A 3D AI English Tutor That Runs in a Single HTML File
A convincing AI tutor needs sub-second responsiveness, accurate lip sync, and the ability to be interrupted—three things that cloud-rendered video-stream digital humans consistently fail at. This parameter-stream approach shows that a laptop browser can deliver all three, which lowers the barrier for anyone building interactive learning tools without a GPU server.
Most AI speaking tutors are stuck in a chatbox-and-voice-bar loop that kills the feedback cycle needed for language learning. This build replaces that with a 3D embodied avatar driven by a parameter-stream architecture: the server sends facial muscle, skeletal, and PCM audio parameters, and the browser renders them locally in WebGL. End-to-end latency sits around 1200ms, and mouth shapes stay aligned with speech because animation and audio parameters arrive in the same frame.
The whole thing is a single HTML file. Credentials for the Mofa Nebula 3D platform and any OpenAI-compatible LLM are entered in a collapsible panel and persisted to localStorage. Browser-native Web Speech ASR handles English voice input on a push-to-talk button, and the LLM's streaming response is segmented at punctuation boundaries so the avatar begins speaking the first sentence while the rest is still generating.
Four preset personas—daily conversation, IELTS examiner, business interview, and travel English—swap the system prompt without touching the code. The SDK's speak method is treated as a strict state machine with explicit first-sentence, mid-sentence, and end-sentence calls, and an interactiveIdle() interrupt button clears both the client-side animation buffer and the cloud TTSA session so the student can jump in mid-correction.
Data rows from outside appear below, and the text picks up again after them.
+HEADERS = ["common.h", "catrow.h", "ppo_rows.h", "lstm_rows.h", "trxl_rows.h", "impala_rows.h", "pqn_rows.h", "pqn_lstm_rows.h", "offpolicy_rows.h", "offpolicy_wg.h", "qhead_wg.h", "sac_rows.h", "dqn_rows.h", "dqn_atari_rows.h", "rainbow_rows.h", "sac_atari_rows.h", "qdagger_rows.h", "rnd_rows.h", "ppg_rows.h", "ma_atari_rows.h", "layernorm_rows.h", "conv1q_pack.h", "bf16split.h", "f16split.h", "conv_resident.h", "conv_resident_geom.h", "convr_geom.h", "convrb_geom.h", "convrs_geom.h", "convrv_geom.h", "convus_geom.h", os.path.join("..", "..", "include", "mi355ppo.h")]
 HIPCC = os.environ.get("HIPCC", "/opt/rocm/bin/hipcc")
 FLAGS = ["--offload-arch=gfx950", "-O3", "-std=c++20", "-ffp-contract=off", "-fPIC", "-fvisibility=hidden", "-Wall", "-Wno-unused-function"]
 EXTRA_FLAGS = {"conv.hip": ["-mllvm", "-pragma-unroll-threshold=1000000"], "gemmz.hip": ["-fno-slp-vectorize"], "gemmg.hip": ["-fno-slp-vectorize"], "gemmh.hip": ["-fno-slp-vectorize", "-mllvm", "-pragma-unroll-threshold=1000000"], "convr.hip": ["-fno-slp-vectorize", "-mllvm", "-pragma-unroll-threshold=1000000"], "convrb.hip": ["-fno-slp-vectorize", "-mllvm", "-pragma-unroll-threshold=1000000"], "convrs.hip": ["-fno-slp-vectorize", "-mllvm", "-pragma-unroll-threshold=1000000"], "convrv.hip": ["-fno-slp-vectorize", "-mllvm", "-pragma-unroll-threshold=1000000"], "convu.hip": ["-fno-slp-vectorize", "-mllvm", "-pragma-unroll-threshold=1000000"], "fcw.hip": ["-fno-slp-vectorize"], "convw.hip": ["-fno-slp-vectorize"], "lstm.hip": ["-fno-slp-vectorize"], "pqn_lstm.hip": ["-fno-slp-vectorize"]}
diff --git a/cleanrl_amd/csrc/common.h b/cleanrl_amd/csrc/common.h
--- a/cleanrl_amd/csrc/common.h
+++ b/cleanrl_amd/csrc/common.h
@@ -63,6 +63,10 @@
                  const unsigned* dz_amax, const unsigned* src_amax);
 int convu1_launch(const unsigned char* frames, const int64_t* inds, const float* dz, float* part_w, float* part_b, int64_t images, int* nparts,
                   hipStream_t s, const unsigned* dz_amax);
+#ifndef MI355_US_MIN_IMAGES
+#define MI355_US_MIN_IMAGES 1024
+#endif
+bool convus_takes(long long images);
 bool gemmg_on(long long rows, long long min_rows);
 int gemmg_launch(const char* fn, int epi, const float* A, int lda, const void* pack, const float* bias, const unsigned* bits, float* C, int M, int N,
                  int K, const unsigned* a_amax, unsigned* c_amax, hipStream_t s);
diff --git a/cleanrl_amd/csrc/convu.hip b/cleanrl_amd/csrc/convu.hip
--- a/cleanrl_amd/csrc/convu.hip
+++ b/cleanrl_amd/csrc/convu.hip
@@ -1,5 +1,6 @@
 #include "common.h"
 #include "f16split.h"
+#include "convus_geom.h"
 
 #pragma clang fp contract(off)
 
@@ -199,16 +200,6 @@
     }
 }
 
-template <int NW_>
-struct UGeom1 {
-    static constexpr int FH = 84, FW = 84, FC = 4, FWP = 90, OH = 20, OW = 20, CO = 32, NW = NW_, THREADS = 64 * NW, TPW = 8 / NW;
-    static constexpr int SLOT = 8, FROW = FWP * SLOT, FB = FH * FROW;
-    static constexpr int PIXD = 4 * CO + 16, LOD = 2 * CO, DZB = OH * OW * PIXD;
-    static constexpr int F_UNITS = FH * FW * FC / 16, D_UNITS = OH * OW * CO / 4;
-    static constexpr int NIF = (F_UNITS + THREADS - 1) / THREADS, NID = (D_UNITS + THREADS - 1) / THREADS, NI = NIF + NID;
-    static constexpr int KSTEPS = (OH / 4) * (OW / 4);
-    static_assert(OH % 4 == 0 && OW % 4 == 0 && THREADS % 8 == 0 && FW % 4 == 0 && NI <= KSTEPS - 1 && FB + DZB <= 160 * 1024, "shape");
-};
 
 template <class UG>
 __global__ __launch_bounds__(UG::THREADS) __attribute__((amdgpu_waves_per_eu(UG::NW / 4, UG::NW / 4))) void convu1_kernel(
@@ -341,6 +332,215 @@
     }
 }
 
+template <bool GATHER>
+__global__ __launch_bounds__(USGeom::THREADS) __attribute__((amdgpu_waves_per_eu(2, 2))) void convus_kernel(
+    const unsigned char* __restrict__ frames, const long long* __restrict__ inds, const float* __restrict__ dz, float* __restrict__ part_w,
+    float* __restrict__ part_b, int images, unsigned dz_bytes, const unsigned* __restrict__ dz_amax) {
+    using UG = USGeom;
+    constexpr int NIF = UG::NIF, NID = UG::NID, PIXD = UG::PIXD, THREADS = UG::THREADS;
+    typedef __attribute__((address_space(3))) unsigned char* lptr;
+    typedef __attribute__((address_space(3))) s_u32x4* lptr16;
+    typedef unsigned us_u32x2 __attribute__((ext_vector_type(2)));
+    typedef __attribute__((address_space(3))) us_u32x2* lptr8;
+    __shared__ __attribute__((aligned(256))) unsigned char lds[UG::LDSB];
+    const lptr l0 = (lptr)lds;
+    const int tid = threadIdx.x, lane = tid & 63, wave = __builtin_amdgcn_readfirstlane(tid >> 6);
+    const int g = lane >> 4, i = lane & 15, r = i >> 2, c4 = i & 3, half = g >> 1;
+    const int step = (int)gridDim.x;
+
+    const int ed = f16_scale_exp(amax_load(dz_amax, lane));
+    const float sd = f16_pow2(ed), un = f16_pow2(24 - ed);
+
+    for (int o = tid * 16; o < UG::LDSB; o += THREADS * 16) *(lptr16)(l0 + o) = (s_u32x4){0u, 0u, 0u, 0u};
+
+    const int dz_lane = UG::RING + UG::lane_dz(r, half, g & 1, c4);
+    const int fr_lane = UG::lane_fr(r, half, g & 1, c4, wave);
+
+    int fdst[NIF], ddst[NID], dseq[NID];
+#pragma unroll
+    for (int f = 0; f < NIF; ++f) fdst[f] = UG::funit_dst(f * THREADS + tid);
+#pragma unroll
+    for (int it = 0; it < NID; ++it) {
+        ddst[it] = UG::unit_dst(it * THREADS + tid);
+        dseq[it] = (UG::round_chunk(it, wave) + (UG::dz_round_next(it) ? UG::CHUNKS : 0)) % UG::NSLOT;
+    }
+    const __amdgpu_buffer_rsrc_t rsrc_d = __builtin_amdgcn_make_buffer_rsrc(const_cast<float*>(dz), 0, (int)dz_bytes, kURsrcWord3);
+    auto row_of = [&](int img) __attribute__((always_inline)) -> long long {
+        if constexpr (GATHER) return inds[img < images ? img : images - 1];
+        else return (long long)img;
+    };
+    const __amdgpu_buffer_rsrc_t rsrc_i = __builtin_amdgcn_make_buffer_rsrc(const_cast<long long*>(inds), 0, GATHER ? images * 8 : 0, kURsrcWord3);
+    us_u32x2 prow = {0u, 0u};
+    auto get_row = [&](int img) __attribute__((always_inline)) {
+        if constexpr (GATHER) prow = __builtin_bit_cast(us_u32x2, __builtin_amdgcn_raw_buffer_load_b64(rsrc_i, (unsigned)(img < images ? img : images - 1) * 8u, 0, 0));
+    };
+    auto take_row = [&](int img) __attribute__((always_inline)) -> long long {
+        if constexpr (GATHER)
+            return (long long)(((unsigned long long)(unsigned)__builtin_amdgcn_readfirstlane((int)prow[1]) << 32) | (unsigned)__builtin_amdgcn_readfirstlane((int)prow[0]));
+        else return (long long)img;
+    };
+    auto rsrc_f_at = [&](long long row, int img) __attribute__((always_inline)) {
+        return __builtin_amdgcn_make_buffer_rsrc(const_cast<unsigned char*>(frames) + row * (UG::FH * UG::FW * UG::FC), 0, img < images ? UG::FH * UG::FW * UG::FC : 0, kURsrcWord3);
+    };
+    auto rsrc_f_of = [&](int img) __attribute__((always_inline)) { return rsrc_f_at(row_of(img), img); };
+    s_u32x4 pf[NIF], pd[NID];
+    float db4[4] = {0.0f, 0.0f, 0.0f, 0.0f};
+    auto get_f = [&](const __amdgpu_buffer_rsrc_t rf, int f) __attribute__((always_inline)) {
+        const int u = f * THREADS + tid;
+        pf[f] = __builtin_bit_cast(s_u32x4, __builtin_amdgcn_raw_buffer_load_b128(rf, u < UG::F_UNITS ? (unsigned)u * 16u : kUOob, 0, MI355_AUX_WGRAD_LD));
+    };
+    auto get_d = [&](int img, int it) __attribute__((always_inline)) {
+        const int v = it * THREADS + tid;
+        pd[it] = __builtin_bit_cast(s_u32x4, __builtin_amdgcn_raw_buffer_load_b128(rsrc_d, (img < images && v < UG::D_UNITS) ? (unsigned)img * (unsigned)(UG::D_UNITS * 16) + (unsigned)v * 16u : kUOob, 0, MI355_AUX_WGRAD_LD));
+    };
+    auto put_f = [&](int fbuf, int f) __attribute__((always_inline)) {
+        if (f * THREADS + tid < UG::F_UNITS) {
+            s_u32x4 lo4, hi4;
+#pragma unroll
+            for (int p = 0; p < 2; ++p) {
+                const unsigned w0 = pf[f][2 * p], w1 = pf[f][2 * p + 1];
+                const s_u32x4 e = {(w0 & 0xffu) | ((w0 & 0xff00u) << 8), ((w0 >> 16) & 0xffu) | ((w0 >> 24) << 16),
+                                   (w1 & 0xffu) | ((w1 & 0xff00u) << 8), ((w1 >> 16) & 0xffu) | ((w1 >> 24) << 16)};
+                if (p == 0) lo4 = e; else hi4 = e;
+            }
+            const lptr d = l0 + (fbuf + fdst[f]);
+            *(lptr16)(d) = lo4;
+            *(lptr16)(d + 16) = hi4;
+        }
+    };
+    auto put_d = [&](int rot, int it) __attribute__((always_inline)) {
+        unsigned hi[2], lo[2];
+        f16_split4(pd[it], sd, hi, lo);
+        int sl = rot + dseq[it];
+        sl = sl >= UG::NSLOT ? sl - UG::NSLOT : sl;
+        if (it * THREADS + tid < UG::D_UNITS) {
+            const lptr d = l0 + (UG::RING + sl * UG::CHB + ddst[it]);
+            *(lptr8)(d) = (us_u32x2){hi[0], hi[1]};
+            *(lptr8)(d + UG::LOD) = (us_u32x2){lo[0], lo[1]};
+        }
+#pragma unroll
+        for (int c = 0; c < 4; ++c) {
+            db4[c] += __uint_as_float(pd[it][c]);
+            asm volatile("" : "+v"(db4[c]));
+        }
+    };
+
+    u_f32x16 acc;
+#pragma unroll
+    for (int e = 0; e < 16; ++e) acc[e] = 0.0f;
+    typedef u_s16x4 __attribute__((address_space(3))) * lds_v4;
+    auto tr2 = [&](lptr p0, lptr p1) __attribute__((always_inline)) -> s_u32x4 {
+        const u_s16x4 a = __builtin_amdgcn_ds_read_tr16_b64_v4i16((lds_v4)(p0));
+        const u_s16x4 b = __builtin_amdgcn_ds_read_tr16_b64_v4i16((lds_v4)(p1));
+        const uint2 ua = __builtin_bit_cast(uint2, a), ub = __builtin_bit_cast(uint2, b);
+        return (s_u32x4){ua.x, ua.y, ub.x, ub.y};
+    };
+    s_u32x4 fr[2][3];
+    auto load_step = [&](int par, int s, int slotb, int fbuf) __attribute__((always_inline)) {
+        const lptr d = l0 + (dz_lane + slotb) + UG::kstep_dz(s);
+        const lptr f = l0 + (fr_lane + fbuf) + UG::kstep_fr(s);
+        fr[par][0] = tr2(d, d + PIXD);
+        fr[par][1] = tr2(d + UG::LOD, d + PIXD + UG::LOD);
+        fr[par][2] = tr2(f, f + 4 * UG::SLOT);
+    };
+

Streaming sentence segmentation is counterintuitively better for short-form dialogue than waiting for a full paragraph, because the first sentence's acknowledgment buys time for the correction that follows.
The platform's one-voice-per-application constraint is a real architectural limitation that forces multi-language products into a multi-application setup, but the localStorage credential pattern makes switching nearly frictionless.
Explicitly calling speak('', false, true) when the text buffer is empty at stream-end is an easy-to-miss edge case that silently breaks subsequent conversation turns if skipped.